(Supplied data)
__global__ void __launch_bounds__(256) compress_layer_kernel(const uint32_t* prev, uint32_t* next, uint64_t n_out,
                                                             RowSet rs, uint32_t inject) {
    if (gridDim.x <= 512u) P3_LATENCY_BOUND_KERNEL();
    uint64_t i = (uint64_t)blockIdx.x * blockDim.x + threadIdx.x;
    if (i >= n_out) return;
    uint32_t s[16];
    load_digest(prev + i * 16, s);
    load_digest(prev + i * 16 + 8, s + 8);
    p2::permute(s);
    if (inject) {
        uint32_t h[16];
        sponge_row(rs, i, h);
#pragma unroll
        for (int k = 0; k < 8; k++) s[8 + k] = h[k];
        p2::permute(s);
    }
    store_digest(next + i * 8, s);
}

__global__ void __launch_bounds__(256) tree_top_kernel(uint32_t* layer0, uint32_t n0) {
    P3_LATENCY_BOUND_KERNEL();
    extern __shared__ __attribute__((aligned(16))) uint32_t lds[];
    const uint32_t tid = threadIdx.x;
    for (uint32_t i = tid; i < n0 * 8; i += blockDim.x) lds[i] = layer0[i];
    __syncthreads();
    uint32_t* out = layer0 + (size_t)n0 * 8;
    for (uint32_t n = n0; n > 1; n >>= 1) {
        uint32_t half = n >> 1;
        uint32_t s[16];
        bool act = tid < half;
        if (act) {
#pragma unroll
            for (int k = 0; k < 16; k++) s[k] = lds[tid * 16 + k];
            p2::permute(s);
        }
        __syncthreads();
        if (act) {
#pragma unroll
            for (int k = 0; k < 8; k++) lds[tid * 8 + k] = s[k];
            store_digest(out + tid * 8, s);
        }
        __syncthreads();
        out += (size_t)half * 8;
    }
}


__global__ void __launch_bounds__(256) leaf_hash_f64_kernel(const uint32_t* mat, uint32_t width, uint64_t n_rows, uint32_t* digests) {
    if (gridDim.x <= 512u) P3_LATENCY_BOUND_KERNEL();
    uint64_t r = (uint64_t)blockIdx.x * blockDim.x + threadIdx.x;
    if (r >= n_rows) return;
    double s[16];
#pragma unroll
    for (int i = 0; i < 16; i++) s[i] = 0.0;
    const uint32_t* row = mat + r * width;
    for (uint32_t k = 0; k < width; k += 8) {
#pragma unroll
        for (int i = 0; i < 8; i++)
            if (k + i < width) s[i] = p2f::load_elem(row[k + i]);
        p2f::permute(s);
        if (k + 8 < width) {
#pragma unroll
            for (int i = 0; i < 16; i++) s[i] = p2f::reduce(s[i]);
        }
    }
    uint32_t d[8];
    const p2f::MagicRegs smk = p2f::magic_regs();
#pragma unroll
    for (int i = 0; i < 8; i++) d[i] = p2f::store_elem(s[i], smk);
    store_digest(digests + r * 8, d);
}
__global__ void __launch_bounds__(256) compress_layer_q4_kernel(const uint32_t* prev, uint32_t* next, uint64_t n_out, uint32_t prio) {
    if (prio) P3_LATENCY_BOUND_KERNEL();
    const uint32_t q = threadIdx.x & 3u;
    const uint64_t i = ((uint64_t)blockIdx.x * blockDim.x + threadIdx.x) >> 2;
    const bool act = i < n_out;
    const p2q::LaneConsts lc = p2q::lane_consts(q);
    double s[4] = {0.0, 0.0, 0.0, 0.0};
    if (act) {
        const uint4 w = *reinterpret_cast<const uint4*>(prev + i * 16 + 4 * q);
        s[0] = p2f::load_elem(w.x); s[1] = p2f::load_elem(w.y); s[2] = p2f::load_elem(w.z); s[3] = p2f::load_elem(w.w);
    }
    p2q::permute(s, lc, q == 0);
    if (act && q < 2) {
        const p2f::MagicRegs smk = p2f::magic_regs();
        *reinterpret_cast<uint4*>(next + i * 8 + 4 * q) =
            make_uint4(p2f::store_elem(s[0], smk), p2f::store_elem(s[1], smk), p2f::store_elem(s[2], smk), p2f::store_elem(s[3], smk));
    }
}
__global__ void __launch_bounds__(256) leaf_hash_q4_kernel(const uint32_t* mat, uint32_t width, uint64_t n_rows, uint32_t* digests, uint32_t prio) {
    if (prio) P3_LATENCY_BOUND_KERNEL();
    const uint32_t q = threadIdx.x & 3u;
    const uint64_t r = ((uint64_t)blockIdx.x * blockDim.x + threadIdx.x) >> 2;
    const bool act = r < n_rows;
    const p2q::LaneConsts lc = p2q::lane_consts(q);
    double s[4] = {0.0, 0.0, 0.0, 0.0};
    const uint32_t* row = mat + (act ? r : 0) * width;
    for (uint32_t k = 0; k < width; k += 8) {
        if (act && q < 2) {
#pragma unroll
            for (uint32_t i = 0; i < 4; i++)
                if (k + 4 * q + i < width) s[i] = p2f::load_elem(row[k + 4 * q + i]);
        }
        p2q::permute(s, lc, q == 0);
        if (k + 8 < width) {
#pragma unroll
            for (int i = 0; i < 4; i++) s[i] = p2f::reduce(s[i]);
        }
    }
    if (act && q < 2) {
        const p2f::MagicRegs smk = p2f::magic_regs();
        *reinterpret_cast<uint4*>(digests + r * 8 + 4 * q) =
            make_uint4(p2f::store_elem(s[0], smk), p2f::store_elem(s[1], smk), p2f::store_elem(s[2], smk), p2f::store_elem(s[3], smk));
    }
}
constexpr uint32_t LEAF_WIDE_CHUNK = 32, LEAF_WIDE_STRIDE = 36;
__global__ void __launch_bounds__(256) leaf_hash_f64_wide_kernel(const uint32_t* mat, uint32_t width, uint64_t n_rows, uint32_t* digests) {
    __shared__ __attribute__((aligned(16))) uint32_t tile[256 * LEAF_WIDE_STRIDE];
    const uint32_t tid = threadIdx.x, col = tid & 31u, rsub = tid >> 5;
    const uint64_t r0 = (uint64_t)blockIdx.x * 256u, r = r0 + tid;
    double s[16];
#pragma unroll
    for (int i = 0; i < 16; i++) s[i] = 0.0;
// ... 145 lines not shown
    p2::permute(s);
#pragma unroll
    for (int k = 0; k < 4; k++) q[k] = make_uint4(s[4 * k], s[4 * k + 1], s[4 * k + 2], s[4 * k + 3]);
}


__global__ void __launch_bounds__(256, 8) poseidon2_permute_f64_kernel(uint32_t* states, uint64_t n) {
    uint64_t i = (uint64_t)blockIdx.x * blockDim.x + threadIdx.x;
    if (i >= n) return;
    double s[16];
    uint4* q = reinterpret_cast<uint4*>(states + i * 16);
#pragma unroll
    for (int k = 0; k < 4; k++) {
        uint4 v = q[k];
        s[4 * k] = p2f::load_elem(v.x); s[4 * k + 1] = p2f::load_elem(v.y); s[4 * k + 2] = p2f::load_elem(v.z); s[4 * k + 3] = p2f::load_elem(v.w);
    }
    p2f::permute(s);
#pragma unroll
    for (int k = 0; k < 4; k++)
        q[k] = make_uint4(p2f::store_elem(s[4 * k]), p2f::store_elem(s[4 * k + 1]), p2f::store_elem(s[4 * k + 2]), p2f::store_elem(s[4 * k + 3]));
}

(What you should do)
Copy out the records once more, with nothing altered.

(Result of this task)
__global__ void __launch_bounds__(256) compress_layer_kernel(const uint32_t* prev, uint32_t* next, uint64_t n_out,
                                                             RowSet rs, uint32_t inject) {
    if (gridDim.x <= 512u) P3_LATENCY_BOUND_KERNEL();
    uint64_t i = (uint64_t)blockIdx.x * blockDim.x + threadIdx.x;
    if (i >= n_out) return;
    uint32_t s[16];
    load_digest(prev + i * 16, s);
    load_digest(prev + i * 16 + 8, s + 8);
    p2::permute(s);
    if (inject) {
        uint32_t h[16];
        sponge_row(rs, i, h);
#pragma unroll
        for (int k = 0; k < 8; k++) s[8 + k] = h[k];
        p2::permute(s);
    }
    store_digest(next + i * 8, s);
}

__global__ void __launch_bounds__(256) tree_top_kernel(uint32_t* layer0, uint32_t n0) {
    P3_LATENCY_BOUND_KERNEL();
    extern __shared__ __attribute__((aligned(16))) uint32_t lds[];
    const uint32_t tid = threadIdx.x;
    for (uint32_t i = tid; i < n0 * 8; i += blockDim.x) lds[i] = layer0[i];
    __syncthreads();
    uint32_t* out = layer0 + (size_t)n0 * 8;
    for (uint32_t n = n0; n > 1; n >>= 1) {
        uint32_t half = n >> 1;
        uint32_t s[16];
        bool act = tid < half;
        if (act) {
#pragma unroll
            for (int k = 0; k < 16; k++) s[k] = lds[tid * 16 + k];
            p2::permute(s);
        }
        __syncthreads();
        if (act) {
#pragma unroll
            for (int k = 0; k < 8; k++) lds[tid * 8 + k] = s[k];
            store_digest(out + tid * 8, s);
        }
        __syncthreads();
        out += (size_t)half * 8;
    }
}


__global__ void __launch_bounds__(256) leaf_hash_f64_kernel(const uint32_t* mat, uint32_t width, uint64_t n_rows, uint32_t* digests) {
    if (gridDim.x <= 512u) P3_LATENCY_BOUND_KERNEL();
    uint64_t r = (uint64_t)blockIdx.x * blockDim.x + threadIdx.x;
    if (r >= n_rows) return;
    double s[16];
#pragma unroll
    for (int i = 0; i < 16; i++) s[i] = 0.0;
    const uint32_t* row = mat + r * width;
    for (uint32_t k = 0; k < width; k += 8) {
#pragma unroll
        for (int i = 0; i < 8; i++)
            if (k + i < width) s[i] = p2f::load_elem(row[k + i]);
        p2f::permute(s);
        if (k + 8 < width) {
#pragma unroll
            for (int i = 0; i < 16; i++) s[i] = p2f::reduce(s[i]);
        }
    }
    uint32_t d[8];
    const p2f::MagicRegs smk = p2f::magic_regs();
#pragma unroll
    for (int i = 0; i < 8; i++) d[i] = p2f::store_elem(s[i], smk);
    store_digest(digests + r * 8, d);
}
__global__ void __launch_bounds__(256) compress_layer_q4_kernel(const uint32_t* prev, uint32_t* next, uint64_t n_out, uint32_t prio) {
    if (prio) P3_LATENCY_BOUND_KERNEL();
    const uint32_t q = threadIdx.x & 3u;
    const uint64_t i = ((uint64_t)blockIdx.x * blockDim.x + threadIdx.x) >> 2;
    const bool act = i < n_out;
    const p2q::LaneConsts lc = p2q::lane_consts(q);
    double s[4] = {0.0, 0.0, 0.0, 0.0};
    if (act) {
        const uint4 w = *reinterpret_cast<const uint4*>(prev + i * 16 + 4 * q);
        s[0] = p2f::load_elem(w.x); s[1] = p2f::load_elem(w.y); s[2] = p2f::load_elem(w.z); s[3] = p2f::load_elem(w.w);
    }
    p2q::permute(s, lc, q == 0);
    if (act && q < 2) {
        const p2f::MagicRegs smk = p2f::magic_regs();
        *reinterpret_cast<uint4*>(next + i * 8 + 4 * q) =
            make_uint4(p2f::store_elem(s[0], smk), p2f::store_elem(s[1], smk), p2f::store_elem(s[2], smk), p2f::store_elem(s[3], smk));
    }
}
__global__ void __launch_bounds__(256) leaf_hash_q4_kernel(const uint32_t* mat, uint32_t width, uint64_t n_rows, uint32_t* digests, uint32_t prio) {
    if (prio) P3_LATENCY_BOUND_KERNEL();
    const uint32_t q = threadIdx.x & 3u;
    const uint64_t r = ((uint64_t)blockIdx.x * blockDim.x + threadIdx.x) >> 2;
    const bool act = r < n_rows;
    const p2q::LaneConsts lc = p2q::lane_consts(q);
    double s[4] = {0.0, 0.0, 0.0, 0.0};
    const uint32_t* row = mat + (act ? r : 0) * width;
    for (uint32_t k = 0; k < width; k += 8) {
        if (act && q < 2) {
#pragma unroll
            for (uint32_t i = 0; i < 4; i++)
                if (k + 4 * q + i < width) s[i] = p2f::load_elem(row[k + 4 * q + i]);
        }
        p2q::permute(s, lc, q == 0);
        if (k + 8 < width) {
#pragma unroll
            for (int i = 0; i < 4; i++) s[i] = p2f::reduce(s[i]);
        }
    }
    if (act && q < 2) {
        const p2f::MagicRegs smk = p2f::magic_regs();
        *reinterpret_cast<uint4*>(digests + r * 8 + 4 * q) =
            make_uint4(p2f::store_elem(s[0], smk), p2f::store_elem(s[1], smk), p2f::store_elem(s[2], smk), p2f::store_elem(s[3], smk));
    }
}
constexpr uint32_t LEAF_WIDE_CHUNK = 32, LEAF_WIDE_STRIDE = 36;
__global__ void __launch_bounds__(256) leaf_hash_f64_wide_kernel(const uint32_t* mat, uint32_t width, uint64_t n_rows, uint32_t* digests) {
    __shared__ __attribute__((aligned(16))) uint32_t tile[256 * LEAF_WIDE_STRIDE];
    const uint32_t tid = threadIdx.x, col = tid & 31u, rsub = tid >> 5;
    const uint64_t r0 = (uint64_t)blockIdx.x * 256u, r = r0 + tid;
    double s[16];
#pragma unroll
    for (int i = 0; i < 16; i++) s[i] = 0.0;
// ... 145 lines not shown
    p2::permute(s);
#pragma unroll
    for (int k = 0; k < 4; k++) q[k] = make_uint4(s[4 * k], s[4 * k + 1], s[4 * k + 2], s[4 * k + 3]);
}


__global__ void __launch_bounds__(256, 8) poseidon2_permute_f64_kernel(uint32_t* states, uint64_t n) {
    uint64_t i = (uint64_t)blockIdx.x * blockDim.x + threadIdx.x;
    if (i >= n) return;
    double s[16];
    uint4* q = reinterpret_cast<uint4*>(states + i * 16);
#pragma unroll
    for (int k = 0; k < 4; k++) {
        uint4 v = q[k];
        s[4 * k] = p2f::load_elem(v.x); s[4 * k + 1] = p2f::load_elem(v.y); s[4 * k + 2] = p2f::load_elem(v.z); s[4 * k + 3] = p2f::load_elem(v.w);
    }
    p2f::permute(s);
#pragma unroll
    for (int k = 0; k < 4; k++)
        q[k] = make_uint4(p2f::store_elem(s[4 * k]), p2f::store_elem(s[4 * k + 1]), p2f::store_elem(s[4 * k + 2]), p2f::store_elem(s[4 * k + 3]));
}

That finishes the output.